§ Exercise description: Could you show each line of the records that contains the word "ncob"?

(Saved data entries)
○ ○ ○
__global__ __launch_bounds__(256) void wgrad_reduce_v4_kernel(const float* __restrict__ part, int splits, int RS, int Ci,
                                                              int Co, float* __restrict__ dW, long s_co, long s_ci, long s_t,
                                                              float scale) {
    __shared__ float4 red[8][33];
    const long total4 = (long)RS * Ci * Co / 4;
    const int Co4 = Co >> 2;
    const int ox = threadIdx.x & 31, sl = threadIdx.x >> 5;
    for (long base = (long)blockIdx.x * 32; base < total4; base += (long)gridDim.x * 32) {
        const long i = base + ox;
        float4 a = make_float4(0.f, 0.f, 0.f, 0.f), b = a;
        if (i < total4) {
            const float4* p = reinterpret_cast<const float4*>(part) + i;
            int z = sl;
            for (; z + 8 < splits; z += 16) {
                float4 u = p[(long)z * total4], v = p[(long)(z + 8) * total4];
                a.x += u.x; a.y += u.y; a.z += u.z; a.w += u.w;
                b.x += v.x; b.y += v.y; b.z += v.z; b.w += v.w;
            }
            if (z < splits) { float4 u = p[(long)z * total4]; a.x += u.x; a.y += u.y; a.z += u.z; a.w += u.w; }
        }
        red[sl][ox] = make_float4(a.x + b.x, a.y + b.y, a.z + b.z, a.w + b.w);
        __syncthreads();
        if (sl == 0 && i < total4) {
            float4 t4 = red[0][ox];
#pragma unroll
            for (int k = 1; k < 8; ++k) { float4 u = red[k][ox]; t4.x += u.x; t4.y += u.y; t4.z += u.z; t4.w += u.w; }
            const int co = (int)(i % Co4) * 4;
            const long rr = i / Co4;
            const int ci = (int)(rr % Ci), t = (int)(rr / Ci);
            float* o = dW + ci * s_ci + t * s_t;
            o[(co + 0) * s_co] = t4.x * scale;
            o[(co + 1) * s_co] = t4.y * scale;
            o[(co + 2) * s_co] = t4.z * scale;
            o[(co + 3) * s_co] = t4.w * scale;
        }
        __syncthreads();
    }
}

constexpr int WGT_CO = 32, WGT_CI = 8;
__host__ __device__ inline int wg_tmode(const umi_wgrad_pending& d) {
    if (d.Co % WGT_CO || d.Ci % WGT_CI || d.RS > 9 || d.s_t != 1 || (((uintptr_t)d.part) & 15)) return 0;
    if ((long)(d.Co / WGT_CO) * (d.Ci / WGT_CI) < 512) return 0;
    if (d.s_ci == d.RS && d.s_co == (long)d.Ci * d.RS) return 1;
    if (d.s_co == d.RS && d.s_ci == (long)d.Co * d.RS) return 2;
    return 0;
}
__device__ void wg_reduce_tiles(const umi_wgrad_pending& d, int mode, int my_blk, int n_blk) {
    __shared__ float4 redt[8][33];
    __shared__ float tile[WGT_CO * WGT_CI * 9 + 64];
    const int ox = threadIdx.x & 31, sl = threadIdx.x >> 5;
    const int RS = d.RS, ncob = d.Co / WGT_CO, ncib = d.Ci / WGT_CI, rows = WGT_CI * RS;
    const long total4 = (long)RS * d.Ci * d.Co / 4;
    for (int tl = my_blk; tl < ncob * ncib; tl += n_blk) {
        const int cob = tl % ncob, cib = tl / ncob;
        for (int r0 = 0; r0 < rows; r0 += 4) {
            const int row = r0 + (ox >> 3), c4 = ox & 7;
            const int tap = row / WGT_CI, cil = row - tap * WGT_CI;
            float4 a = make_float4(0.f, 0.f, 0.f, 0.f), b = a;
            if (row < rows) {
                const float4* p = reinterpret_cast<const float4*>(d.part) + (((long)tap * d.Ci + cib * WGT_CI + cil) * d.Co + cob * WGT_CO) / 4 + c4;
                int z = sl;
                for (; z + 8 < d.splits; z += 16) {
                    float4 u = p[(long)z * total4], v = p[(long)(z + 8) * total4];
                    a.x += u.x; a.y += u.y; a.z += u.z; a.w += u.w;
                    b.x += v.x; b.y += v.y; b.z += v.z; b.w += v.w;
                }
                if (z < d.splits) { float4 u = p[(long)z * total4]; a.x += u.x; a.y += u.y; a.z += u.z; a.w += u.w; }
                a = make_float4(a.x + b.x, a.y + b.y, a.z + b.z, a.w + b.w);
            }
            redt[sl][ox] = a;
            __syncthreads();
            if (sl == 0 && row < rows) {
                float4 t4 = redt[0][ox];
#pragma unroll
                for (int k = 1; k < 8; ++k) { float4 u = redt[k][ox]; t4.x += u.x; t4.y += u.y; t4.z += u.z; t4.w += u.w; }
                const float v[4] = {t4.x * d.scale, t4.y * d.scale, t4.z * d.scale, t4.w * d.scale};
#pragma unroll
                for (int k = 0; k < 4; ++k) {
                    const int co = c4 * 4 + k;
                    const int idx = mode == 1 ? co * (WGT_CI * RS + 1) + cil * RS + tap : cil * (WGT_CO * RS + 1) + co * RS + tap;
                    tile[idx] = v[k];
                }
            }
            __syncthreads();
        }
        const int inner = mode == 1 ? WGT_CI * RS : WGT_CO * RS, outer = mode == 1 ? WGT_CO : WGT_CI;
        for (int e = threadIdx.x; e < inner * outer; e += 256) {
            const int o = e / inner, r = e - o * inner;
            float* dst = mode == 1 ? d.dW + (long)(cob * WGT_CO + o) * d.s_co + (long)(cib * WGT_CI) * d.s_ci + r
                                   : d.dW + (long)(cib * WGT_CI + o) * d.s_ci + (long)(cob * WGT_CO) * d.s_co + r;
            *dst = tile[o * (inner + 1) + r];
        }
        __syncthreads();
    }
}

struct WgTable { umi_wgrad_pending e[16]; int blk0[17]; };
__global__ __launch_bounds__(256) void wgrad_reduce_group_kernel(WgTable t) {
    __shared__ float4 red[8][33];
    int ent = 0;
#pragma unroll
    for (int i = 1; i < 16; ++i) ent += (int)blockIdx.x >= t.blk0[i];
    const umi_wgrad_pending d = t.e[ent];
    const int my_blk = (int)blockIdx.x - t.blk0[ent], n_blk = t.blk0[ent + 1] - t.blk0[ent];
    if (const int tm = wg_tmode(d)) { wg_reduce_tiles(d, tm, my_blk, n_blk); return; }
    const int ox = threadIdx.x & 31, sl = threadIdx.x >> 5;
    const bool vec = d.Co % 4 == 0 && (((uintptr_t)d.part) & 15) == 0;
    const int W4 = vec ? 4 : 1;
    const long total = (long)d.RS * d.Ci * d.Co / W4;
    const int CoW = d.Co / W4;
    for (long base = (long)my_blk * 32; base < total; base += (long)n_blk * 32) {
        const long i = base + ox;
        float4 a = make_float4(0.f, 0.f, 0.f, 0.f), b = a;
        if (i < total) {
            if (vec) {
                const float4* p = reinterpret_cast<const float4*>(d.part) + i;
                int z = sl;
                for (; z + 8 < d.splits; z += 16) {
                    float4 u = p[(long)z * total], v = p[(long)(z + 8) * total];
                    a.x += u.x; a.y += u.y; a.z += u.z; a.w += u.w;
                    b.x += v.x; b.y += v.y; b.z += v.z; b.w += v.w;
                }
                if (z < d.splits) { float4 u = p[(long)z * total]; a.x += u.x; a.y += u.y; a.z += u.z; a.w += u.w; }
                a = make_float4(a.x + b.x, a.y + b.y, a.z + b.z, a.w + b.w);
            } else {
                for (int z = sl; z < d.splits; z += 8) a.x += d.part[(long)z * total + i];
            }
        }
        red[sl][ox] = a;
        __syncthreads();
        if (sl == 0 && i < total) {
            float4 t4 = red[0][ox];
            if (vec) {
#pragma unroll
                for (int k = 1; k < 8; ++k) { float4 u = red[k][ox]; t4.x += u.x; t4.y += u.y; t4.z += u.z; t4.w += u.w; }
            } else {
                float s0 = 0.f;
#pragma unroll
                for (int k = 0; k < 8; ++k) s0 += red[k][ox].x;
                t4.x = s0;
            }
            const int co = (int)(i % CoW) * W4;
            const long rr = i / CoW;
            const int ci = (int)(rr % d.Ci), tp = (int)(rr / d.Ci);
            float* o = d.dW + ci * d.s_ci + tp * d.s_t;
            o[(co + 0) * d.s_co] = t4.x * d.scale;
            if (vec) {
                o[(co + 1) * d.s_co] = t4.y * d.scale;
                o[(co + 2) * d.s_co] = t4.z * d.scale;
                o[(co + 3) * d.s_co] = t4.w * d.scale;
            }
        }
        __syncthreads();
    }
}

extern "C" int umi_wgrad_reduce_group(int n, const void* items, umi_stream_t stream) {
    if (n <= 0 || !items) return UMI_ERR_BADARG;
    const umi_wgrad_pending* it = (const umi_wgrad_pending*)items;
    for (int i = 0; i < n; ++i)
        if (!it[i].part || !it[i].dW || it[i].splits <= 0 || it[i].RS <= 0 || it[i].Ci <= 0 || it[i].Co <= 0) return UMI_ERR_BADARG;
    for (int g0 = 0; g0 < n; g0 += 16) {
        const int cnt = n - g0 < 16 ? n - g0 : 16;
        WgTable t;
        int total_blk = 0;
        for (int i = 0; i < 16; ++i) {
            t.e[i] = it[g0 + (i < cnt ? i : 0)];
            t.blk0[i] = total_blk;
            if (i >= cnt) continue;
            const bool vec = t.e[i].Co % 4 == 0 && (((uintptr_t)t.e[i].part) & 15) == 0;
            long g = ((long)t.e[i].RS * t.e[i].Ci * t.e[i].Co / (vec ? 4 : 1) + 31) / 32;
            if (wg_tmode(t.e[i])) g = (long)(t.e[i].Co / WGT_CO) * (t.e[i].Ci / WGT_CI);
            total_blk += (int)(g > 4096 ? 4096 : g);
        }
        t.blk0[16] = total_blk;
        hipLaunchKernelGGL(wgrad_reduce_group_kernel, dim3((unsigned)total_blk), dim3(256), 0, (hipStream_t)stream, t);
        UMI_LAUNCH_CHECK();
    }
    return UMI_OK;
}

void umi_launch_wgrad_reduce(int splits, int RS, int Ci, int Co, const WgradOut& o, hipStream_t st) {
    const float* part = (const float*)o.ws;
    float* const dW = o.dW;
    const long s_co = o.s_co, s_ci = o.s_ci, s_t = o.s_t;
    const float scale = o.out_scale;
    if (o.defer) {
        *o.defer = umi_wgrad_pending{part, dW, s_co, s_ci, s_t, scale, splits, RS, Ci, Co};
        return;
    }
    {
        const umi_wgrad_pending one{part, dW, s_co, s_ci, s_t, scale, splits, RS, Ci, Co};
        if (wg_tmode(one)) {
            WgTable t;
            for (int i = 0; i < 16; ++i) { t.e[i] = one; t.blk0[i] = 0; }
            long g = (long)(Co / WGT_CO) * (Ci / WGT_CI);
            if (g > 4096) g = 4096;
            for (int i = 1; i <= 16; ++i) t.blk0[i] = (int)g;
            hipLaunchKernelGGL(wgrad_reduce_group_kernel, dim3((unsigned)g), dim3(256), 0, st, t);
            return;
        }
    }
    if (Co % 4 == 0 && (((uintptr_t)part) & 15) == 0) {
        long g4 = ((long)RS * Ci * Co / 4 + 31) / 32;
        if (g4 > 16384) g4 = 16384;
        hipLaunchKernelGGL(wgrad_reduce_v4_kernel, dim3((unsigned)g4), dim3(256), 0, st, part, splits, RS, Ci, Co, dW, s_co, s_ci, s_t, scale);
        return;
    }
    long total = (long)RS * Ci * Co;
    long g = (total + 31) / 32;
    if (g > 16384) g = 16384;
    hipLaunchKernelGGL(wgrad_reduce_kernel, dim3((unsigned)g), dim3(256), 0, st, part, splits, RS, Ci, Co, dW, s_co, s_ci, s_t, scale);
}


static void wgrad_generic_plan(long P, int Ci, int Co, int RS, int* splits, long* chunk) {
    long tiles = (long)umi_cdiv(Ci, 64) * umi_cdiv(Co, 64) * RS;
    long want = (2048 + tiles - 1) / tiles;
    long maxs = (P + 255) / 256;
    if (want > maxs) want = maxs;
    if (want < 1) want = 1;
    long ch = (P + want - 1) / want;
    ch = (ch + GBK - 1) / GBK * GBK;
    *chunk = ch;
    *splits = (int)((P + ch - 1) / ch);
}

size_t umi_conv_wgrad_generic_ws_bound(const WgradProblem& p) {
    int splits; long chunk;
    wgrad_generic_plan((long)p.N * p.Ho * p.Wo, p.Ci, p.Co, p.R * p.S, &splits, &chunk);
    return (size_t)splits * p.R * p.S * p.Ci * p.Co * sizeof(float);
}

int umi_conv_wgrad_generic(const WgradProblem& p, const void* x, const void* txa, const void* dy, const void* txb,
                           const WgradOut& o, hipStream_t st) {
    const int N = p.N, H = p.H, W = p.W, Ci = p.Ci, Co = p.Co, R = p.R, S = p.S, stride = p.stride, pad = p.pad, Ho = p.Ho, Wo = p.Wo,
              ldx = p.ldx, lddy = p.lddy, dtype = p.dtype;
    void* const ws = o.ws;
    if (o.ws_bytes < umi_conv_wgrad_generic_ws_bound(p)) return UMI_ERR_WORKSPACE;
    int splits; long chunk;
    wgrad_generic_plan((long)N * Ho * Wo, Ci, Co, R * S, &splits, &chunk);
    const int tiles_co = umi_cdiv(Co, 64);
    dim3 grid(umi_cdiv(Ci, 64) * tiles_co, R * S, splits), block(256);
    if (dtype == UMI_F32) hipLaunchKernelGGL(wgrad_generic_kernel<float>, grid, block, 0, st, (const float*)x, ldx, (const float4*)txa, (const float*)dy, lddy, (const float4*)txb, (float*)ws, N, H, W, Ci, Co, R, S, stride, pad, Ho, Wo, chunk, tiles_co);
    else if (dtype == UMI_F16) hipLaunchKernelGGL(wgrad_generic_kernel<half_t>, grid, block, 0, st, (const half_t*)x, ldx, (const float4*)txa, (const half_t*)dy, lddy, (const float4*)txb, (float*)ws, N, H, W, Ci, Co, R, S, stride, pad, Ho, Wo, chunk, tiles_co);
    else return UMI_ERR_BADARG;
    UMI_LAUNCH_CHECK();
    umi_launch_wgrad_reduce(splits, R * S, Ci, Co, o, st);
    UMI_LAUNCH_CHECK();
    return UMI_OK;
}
○ ○ ○
§ Exercise result:
    const int RS = d.RS, ncob = d.Co / WGT_CO, ncib = d.Ci / WGT_CI, rows = WGT_CI * RS;
    for (int tl = my_blk; tl < ncob * ncib; tl += n_blk) {
        const int cob = tl % ncob, cib = tl / ncob;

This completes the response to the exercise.